First, Ramakrishnan advises, you have to consider the costs: “Is it a much less expensive effort to have a draft that you proofread, rather than creating the whole thing?” Secondly, if the LLM makes a mistake that goes unnoticed and the erroneous content is published to the outside world, can he live with the consequences?
“If you have an application that satisfies both considerations, then it is good to do a pilot project to see if these technologies can really help you with that particular task,” says Ramakrishnan. He highlights the need to treat the pilot project as an experiment and not as a normal IT project.
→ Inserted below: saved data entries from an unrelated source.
template <int WM, int WN, int TM, int TN, bool VEC, int VM, bool DET = false>
__global__ __launch_bounds__(256) __attribute__((amdgpu_waves_per_eu(4, 4))) void gemm_dx_kernel(DzSrc d, Groups gr, const int32_t* __restrict__ n_rows_dev,
                                                       int n_rows_static, const float* __restrict__ W, int Kp,
                                                       DxEpi e, unsigned long long* __restrict__ ts) {
    KTimer kt(ts);
    constexpr int BM = WM * TM * 32, BN = WN * TN * 32;
    constexpr int PA = PitchT<BM>::v, PB = PitchD<BN>::v;
    constexpr int UA = BM * 8 / 256, UB = BN * 8 / 256;
    constexpr int OFFB = (KT * PA + 3) & ~3;
    constexpr int TILE = OFFB + KT * PB;
    constexpr int SM = TILE + 3 * BM + (VEC ? 5 * VM : 4);
    static_assert(TILE >= 2 * WM * BN, "reduction scratch must fit in the tile LDS");
    __shared__ __attribute__((aligned(16))) float smem[SM];
    float* As = smem;
    float* Bs = smem + OFFB;
    int32_t* ptS = reinterpret_cast<int32_t*>(smem + TILE);
    int32_t* grS = ptS + BM;
    float* wS = reinterpret_cast<float*>(grS + BM);
    float* vec = wS + BM;

    const int tid = threadIdx.x, lane = tid & 63, wave = tid >> 6;
    const int wm = wave / WN, wn = wave % WN;
    const int g = blockIdx.z;
    const int doff = gr.aoff[g], n_out = gr.nout[g], goff = gr.ooff[g];
    const float* Wg = W + gr.woff[g];
    const int k0out = blockIdx.y * BN;
    if (k0out >= e.k_valid) return;
    const int n_rows = n_rows_dev ? min(*n_rows_dev, n_rows_static) : n_rows_static;
    if ((int)(blockIdx.x * BM) >= n_rows) return;
    const int nk = gad_cdiv_dev(n_out, KT);
    if (VEC) stage_dz_vecs<VM>(vec, d, doff, n_out);
    const bool need_grp = e.mode == 1 || d.gmode != 0;

    float cb[TN], cg[TN];
#pragma unroll
    for (int t = 0; t < TN; ++t) { cb[t] = 0.f; cg[t] = 0.f; }

    for (int row0 = blockIdx.x * BM; row0 < n_rows; row0 += gridDim.x * BM) {
        f32x16 acc[TM][TN];
#pragma unroll
        for (int a = 0; a < TM; ++a)
#pragma unroll
            for (int b = 0; b < TN; ++b)
#pragma unroll
                for (int v = 0; v < 16; ++v) acc[a][b][v] = 0.f;
        if (tid < BM) {
            const int r = row0 + tid;
            const bool ok = r < n_rows;
            wS[tid] = (ok && d.row_w) ? d.row_w[r] : 1.f;
            if (e.mode == 1) ptS[tid] = ok ? e.row_pt[r] : 0;
            if (need_grp) grS[tid] = ok ? (e.mode == 1 ? e.row_grp[r] : d.row_grp[r]) : 0;
        }
        __syncthreads();

        DzRaw ra[UA];
        float4 rb[UB];
        auto load_tile = [&](int kt) {
            const int nb = kt * KT;
#pragma unroll
            for (int it = 0; it < UA; ++it) {
                int i, kk; unit_T<BM>(it * 256 + tid, i, kk);
                const int r = row0 + i;
                ra[it] = dz_raw<VEC>(d, r, r < n_rows, doff, nb + kk, n_out, need_grp ? grS[i] : 0);
            }
#pragma unroll
            for (int it = 0; it < UB; ++it) {
                int kk, j; unit_D<BN>(it * 256 + tid, kk, j);
                const int n = nb + kk, k = k0out + j;
                const bool ok = n < n_out && k < Kp;
                rb[it] = ldg4(Wg + (size_t)(ok ? n : 0) * Kp + (ok ? k : 0));
            }
        };
        auto store_tile = [&](int kt) {
            const int nb = kt * KT;
#pragma unroll
            for (int it = 0; it < UA; ++it) {
                int i, kk; unit_T<BM>(it * 256 + tid, i, kk);
                const int r = row0 + i;
                store_T<BM>(As, i, kk, dz_finish<VEC, VM>(d, ra[it], r, r < n_rows, nb + kk, n_out, wS[i], vec));
            }
#pragma unroll
            for (int it = 0; it < UB; ++it) {
                int kk, j; unit_D<BN>(it * 256 + tid, kk, j);
                const bool ok = (nb + kk) < n_out && (k0out + j) < Kp;
                store_D<BN>(Bs, kk, j, f4sel(ok, rb[it], f4zero()));
            }
        };
        load_tile(0);
        for (int kt = 0; kt < nk; ++kt) {
            store_tile(kt);
            __syncthreads();
            if (kt + 1 < nk) load_tile(kt + 1);
            mfma_ktile<TM, TN, PA, PB>(As, Bs, wm * TM * 32, wn * TN * 32, lane, acc);
            __syncthreads();
        }
        const int l31 = lane & 31, half = lane >> 5;
#pragma unroll
        for (int tn = 0; tn < TN; ++tn) {
            const int k = k0out + wn * TN * 32 + tn * 32 + l31;
            const bool kok = k < e.k_valid;
            float sc = 0.f, sh = 0.f, mu = 0.f, is = 0.f;
            const bool stats = e.dbeta != nullptr && kok;
            if (stats) { sc = e.ps[goff + k]; sh = e.pt[goff + k]; mu = e.pm[goff + k]; is = e.pi[goff + k]; }
            float sb = 0.f, sg = 0.f;
            int run_smp = -1;
            double run_sum = 0.0;
#pragma unroll
            for (int tm = 0; tm < TM; ++tm)
#pragma unroll
                for (int v = 0; v < 16; ++v) {
                    const int il = wm * TM * 32 + tm * 32 + acc_row(v, half);
                    const int r = row0 + il;
                    if (r >= n_rows || !kok) continue;
                    const float gv = acc[tm][tn][v];
                    if (e.mode == 0) {
                        float outv = gv;
                        if (stats) {
                            const float zp = e.zprev[(size_t)r * e.zprev_pitch + goff + k];
                            if (fmaf(zp, sc, sh) > 0.f) { sb += gv; sg = fmaf(gv, (zp - mu) * is, sg); }
                            else if (e.store_masked) outv = 0.f;
                        }
                        e.gout[(size_t)r * e.gout_pitch + goff + k] = outv;
                    } else {
                        if (k < e.feat_c) {
                            if (e.dfeat) atomic_add_f32(e.dfeat + (size_t)ptS[il] * e.feat_c + k, gv);
                        } else if (k >= e.feat_c + 3 && k < e.feat_c + 3 + e.act_c) {
                            if (e.daction) {
                                const int smp = grS[il] / e.gps;
                                if (smp != run_smp) {
                                    if (run_smp >= 0) atomic_add_f64(e.daction + (size_t)run_smp * e.act_c + (k - e.feat_c - 3), run_sum);
                                    run_smp = smp; run_sum = 0.0;
                                }
                                run_sum += (double)gv;
                            }
                        }
                    }
                }
            if (run_smp >= 0) atomic_add_f64(e.daction + (size_t)run_smp * e.act_c + (k - e.feat_c - 3), run_sum);
            cb[tn] += sb; cg[tn] += sg;
        }
        __syncthreads();
    }
    if (e.dbeta) {
        const int rep = DET ? blockIdx.x : blockIdx.x % GAD_STAT_REPLICAS;
        block_column_atomics<WM, WN, TN, DET>(smem, cb, cg, lane, wm, wn, k0out, e.k_valid,
                                              e.dbeta + (size_t)rep * e.stat_stride + goff,
                                              e.dgamma + (size_t)rep * e.stat_stride + goff);
    }
}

At this time, software development is the most mature corporate application of LLM. “ChatGPT and other LLMs are text input and output, and a software program is just text output,” he says. “Programmers can go from English text input to text output in Python, as well as from English to English or from English to German. There are many tools that help you write code using these technologies.”
Of course, programmers must ensure that the result works correctly. Fortunately, software development already provides infrastructure for testing and verifying code. “This is a beautiful sweet spot,” he says, “where it’s much cheaper to have the technology write the code for you, because you can check and verify it very quickly.”
Another important use of LLM is content generation, such as writing marketing copy or e-commerce product descriptions. “Again, it can be much cheaper to fix the ChatGPT draft than to write the whole thing,” says Ramakrishnan. “However, companies need to be very careful to make sure there is a human being in the loop.”
LLMs are also rapidly spreading as internal tools for searching business documents. Unlike conventional search algorithms, an LLM chatbot can offer a conversational search experience because it remembers every question you ask. “But then again, she will occasionally make things up,” he says. “In terms of chatbots for external customers, we are at a very early stage, because of the risk of saying the wrong thing to the customer.”
Overall, Ramakrishnan notes, we live in an extraordinary time for grappling with the rapidly evolving potentials and obstacles of ai. “I help companies figure out how to take these transformative technologies and put them into practice, making products and services much smarter, employees much more productive, and processes much more efficient,” he says.